She wants to be desired. She's probably a little bored. No offense. Even if it's good, it's still been a long time. She's getting older and wants to know she's still attractive.

These can all be normal thoughts, even for a Christian. I'd avoid making her feel guilty about them. I'm no expert, but think that might somehow drive her to it more. She can be a great mom and still want great sex. I'm a great mom and after watching 8 million kid shows and movies, eventually I wanted to seek adult themes.

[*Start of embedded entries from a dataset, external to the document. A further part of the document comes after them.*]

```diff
+      const int nstep = ntap * (p.KG / 2);
+      int rk = 0, rs = 0;
+      auto read_frags = [&](u32x4& ah, u32x4& al, u32x4 (&bh)[CL_F], u32x4 (&bl)[CL_F]) {
+        const int kg = 2 * rs + half;
+        const int woff = ((rk * p.KG + kg) * 32 + l31) * 16;
+        const int tq = (wave * 32 + l31) * p.ST + (kt0 + rk) * p.DT;
+        ah = *reinterpret_cast<const u32x4*>(Wh + woff);
+        if (!F16) al = *reinterpret_cast<const u32x4*>(Wl + woff);
+#pragma unroll
+        for (int f = 0; f < CL_F; ++f) {
+          const int poff = (f == 0 ? slot0 : slot1) * row_bytes + (kg * p.PW + tq) * 16;
+          bh[f] = *reinterpret_cast<const u32x4*>(Ph + poff);
+          if (!F16) bl[f] = *reinterpret_cast<const u32x4*>(Pl + poff);
+        }
+        if (++rs == p.KG / 2) { rs = 0; if (++rk == ntap) rk = 0; }
+      };
+      auto mfma_step = [&](const u32x4& ah, const u32x4& al, const u32x4 (&bh)[CL_F], const u32x4 (&bl)[CL_F]) {
+#pragma unroll
+        for (int f = 0; f < CL_F; ++f) {
+          if (F16) {
+            acc[f] = __builtin_amdgcn_mfma_f32_32x32x16_f16(__builtin_bit_cast(f16x8, ah), __builtin_bit_cast(f16x8, bh[f]), acc[f], 0, 0, 0);
+          } else {
+            acc[f] = ms::mfma_32x32x16<HM>(ah, bh[f], acc[f]);
+            acc[f] = ms::mfma_32x32x16<HM>(al, bh[f], acc[f]);
+            acc[f] = ms::mfma_32x32x16<HM>(ah, bl[f], acc[f]);
+          }
+        }
+      };
+      u32x4 ah0, al0, bh0[CL_F], bl0[CL_F], ah1, al1, bh1[CL_F], bl1[CL_F];
+      read_frags(ah0, al0, bh0, bl0);
+      for (int it = 0; it < nstep; it += 2) {
+        read_frags(ah1, al1, bh1, bl1);
+        __builtin_amdgcn_sched_barrier(0);
+        mfma_step(ah0, al0, bh0, bl0);
+        __builtin_amdgcn_sched_barrier(0);
+        if (it + 1 >= nstep) break;
+        read_frags(ah0, al0, bh0, bl0);
+        __builtin_amdgcn_sched_barrier(0);
+        mfma_step(ah1, al1, bh1, bl1);
+        __builtin_amdgcn_sched_barrier(0);
+      }
+      if (!more) break;
+      __builtin_amdgcn_s_waitcnt(0x0070);
+      __syncthreads();
+      store_w(nntap);
+      if (last_half) store_row(slot0);
+      __syncthreads();
+    }
+    slot0 = slot0 + 1 == NW ? 0 : slot0 + 1;
+  }
+
+  const int t = t0 + wave * 32 + l31;
+  const float winv = scale_word[1];
+  if (t < p.Tout) {
+#pragma unroll
+    for (int f = 0; f < CL_F; ++f) {
+      const int fo = fo0 + f;
+      if (fo >= p.Fout) continue;
+#pragma unroll
+      for (int r = 0; r < 16; ++r) {
+        const int co = tile * 32 + ms::mfma32_row(r, lane);
+        if (co < p.Cout) {
+          float v = acc[f][r] * winv + (bias ? bias[co] : 0.f);
+          if (p.act == MS_ACT_CLAMP) v = fminf(fmaxf(v, p.lo), p.hi);
+          y[(((size_t)n * p.Cout + co) * p.Fout + fo) * p.Tout + t] = v;
+        }
+      }
+    }
+  }
+}
+
 
 constexpr int SH_RB = 12;
 constexpr int SH_KT = 11;
@@ -386,6 +577,40 @@
   return 0;
 }
 
+std::atomic<int> g_conv_cl_variant{0};
+std::atomic<long> g_conv_cl_pipe_launches{0};
+
+int conv_cl_pipe_plan(const ClP& p, int wf, int* NW, size_t* lds) {
+  if (wf != 1 || p.FP != 0 || p.DF != 1) return 0;
+  const int nw = (CL_F - 1) * p.SF + 1;
+  const size_t ngran = (size_t)p.KG * p.PW, wgran = (size_t)((p.KT + 1) / 2) * p.KG * 32;
+  const size_t bytes = 2 * nw * ngran * 16 + 2 * wgran * 16;
+  if (ngran > PIPE_ROW_MAX * 256 || wgran > PIPE_W_MAX * 256 || bytes > PIPE_LDS_MAX) return 0;
+  *NW = nw;
+  *lds = bytes;
+  return 1;
+}
+
+int conv_cl_pipe_launch(const ClP& p, int NW, size_t lds, const unsigned short* xh, const unsigned short* xl, const int32_t* lens,
+                        const void* packed_w, const float* bias, float* y, hipStream_t stream, const float* scale_word) {
+  static ms::DeviceOnce attr_once;
+  if (attr_once.need()) {
+    MS_HIP(hipFuncSetAttribute((const void*)maskconv_cl_pipe_kernel<ms::PREC_BF16X3>, hipFuncAttributeMaxDynamicSharedMemorySize, (int)PIPE_LDS_MAX));
+    MS_HIP(hipFuncSetAttribute((const void*)maskconv_cl_pipe_kernel<ms::PREC_F16>, hipFuncAttributeMaxDynamicSharedMemorySize, (int)PIPE_LDS_MAX));
+    MS_HIP(hipFuncSetAttribute((const void*)maskconv_cl_pipe_kernel<ms::PREC_F16X3>, hipFuncAttributeMaxDynamicSharedMemorySize, (int)PIPE_LDS_MAX));
+    attr_once.done();
+  }
+  const int prec = ms::split_mode();
+  const dim3 grid(ms::cdiv(p.Tout, 128), ms::cdiv(p.Fout, CL_F), p.N * p.co_tiles);
+  const unsigned short* wq = (const unsigned short*)packed_w;
+  auto kern = prec == ms::PREC_F16 ? maskconv_cl_pipe_kernel<ms::PREC_F16>
+              : prec == ms::PREC_F16X3 ? maskconv_cl_pipe_kernel<ms::PREC_F16X3> : maskconv_cl_pipe_kernel<ms::PREC_BF16X3>;
+  hipLaunchKernelGGL(kern, grid, dim3(256), lds, stream, xh, xl, lens, wq, bias, y, p, NW, scale_word);
+  MS_LAUNCH_CHECK();
+  g_conv_cl_pipe_launches.fetch_add(1, std::memory_order_relaxed);
+  return MS_OK;
+}
+
 template <bool WIN>
 int conv_cl_launch(const ClP& p, int wf, size_t lds, const unsigned short* xh, const unsigned short* xl, const int32_t* lens,
                    const void* packed_w, const float* bias, float* y, hipStream_t stream, const float* scale_word) {
@@ -568,5 +793,31 @@
       return MS_OK;
     }
   }
+  {
+    int NW = 0;
+    size_t plds = 0;
+    if (g_conv_cl_variant.load(std::memory_order_relaxed) != 1 && conv_cl_pipe_plan(p, wf, &NW, &plds))
+      return conv_cl_pipe_launch(p, NW, plds, xh, xl, lens, packed_w, bias, y, stream, scale_word);
+  }
   return conv_cl_launch<false>(p, wf, lds, xh, xl, lens, packed_w, bias, y, stream, scale_word);
 }
+
+extern "C" int ms_conv_cl_set_variant(int v) {
+  g_conv_cl_variant.store(v, std::memory_order_relaxed);
+  return MS_OK;
+}
+
+extern "C" long ms_conv_cl_pipelined_launches(void) { return g_conv_cl_pipe_launches.load(std::memory_order_relaxed); }
+
+extern "C" int ms_maskconv_cl_tile_plan(int N, int Cin, int Cout, int Fout, int Tout, int KT, int SF, int ST, int DF, int DT) {
+  if (N <= 0 || Cin <= 0 || Cin % 16 || Cout <= 0 || Fout <= 0 || Tout <= 0 || KT <= 0 || SF <= 0 || ST <= 0 || DF <= 0 || DT <= 0)
+    return 0;
+  ClP p{};
+  p.N = N; p.Cin = Cin; p.Cout = Cout; p.Fout = Fout; p.Tout = Tout; p.KT = KT; p.SF = SF; p.ST = ST; p.DF = DF; p.DT = DT;
+  p.KG = Cin / 8;
+  p.co_tiles = ms::cdiv(Cout, 32);
+  size_t lds = 0;
+  const int wf = conv_cl_plan(p, &lds);
+  int NW = 0;
+  return conv_cl_pipe_plan(p, wf, &NW, &lds) ? 2 : wf;
+}
```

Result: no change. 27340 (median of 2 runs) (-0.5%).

I don't know if you want to go kinky per se (but if you do, go for it), but I'd advise you to work with her on her fantasies as just that and stay within the marriage. If she's scared, that's all the more that you "be a man" and fill whatever sexual needs she has. She's telling you about it, which is awesome. I think you ought to be excited. A little role play, blindfolds... oh wait, that's gettting kinky. ;-)


----------



## bluewater42 (Jun 14, 2017)

"She wants to be desired". She actually said this! Ive tried over the past months to make her feel this way. We have been doing date night each week and are loving it. My biggest problem is duration in the bed, I'm quick and it may be days before the interest returns but I've been pulling off several 2-3 round nights. As for the kinky part, we are both into pleasing each other over ourselves and have done plenty of experimenting. I'm working on my quickness and willingness to be more frequent. She has all but said, "I need it more and for longer duration". My concern at this poi t is that her thoughts and actions have run so far off track it won't matter what I do at this point. My gut says, "your facing a divorce within 12 months"period. She was crying last night and actually brought up the idea of doing a 48 hour pass. I asked what she was talking about and she said, you go do your thing and I'll do mine for 48 hours no questions asked. I asked are you talking about a 48 sex party and she shook her head yes. What???? This led to her telling me she sometimes feels like she missed out on the collage sex life, one night stands, different men each weekend and she can't get the curiosity out of her head. We are 6 months in ti this and her thoughts are stronger and more vivid every time we talk. I asked her if I agreed to the 48 hour pass would she actually do it. She dropped her head and said, "probably". If anyone that knows my wife heard her say this they would faint. So out of her character I feel like I'm living a nightmare. 12 months ago a heavy kiss in Public was not appropriate behaviour, 2 weeks ago she had pleasuring her under the table at a restaurant and was trying to draw attention from those around us. I've lived that 20 years ago and am open to all sorts if craziness but she had me embarrassed that nite. I am so lost. 



KrisAmiss said:


> She wants to be desired. She's probably a little bored. No offense. Even if it's good, it's still been a long time. She's getting older and wants to know she's still attractive.
> 
> These can all be normal thoughts, even for a Christian. I'd avoid making her feel guilty about them. I'm no expert, but think that might somehow drive her to it more. She can be a great mom and still want great sex. I'm a great mom and after watching 8 million kid shows and movies, eventually I wanted to seek adult themes.
> 
> I don't know if you want to go kinky per se (but if you do, go for it), but I'd advise you to work with her on her fantasies as just that and stay within the marriage. If she's scared, that's all the more that you "be a man" and fill whatever sexual needs she has. She's telling you about it, which is awesome. I think you ought to be excited. A little role play, blindfolds... oh wait, that's gettting kinky. ;-)


----------



## EleGirl (Dec 3, 2011)

Many women experience a huge increase in their sex drive sometime in their 40's. That's probably what's behind this. Well that and your marriage probably needs a tune up.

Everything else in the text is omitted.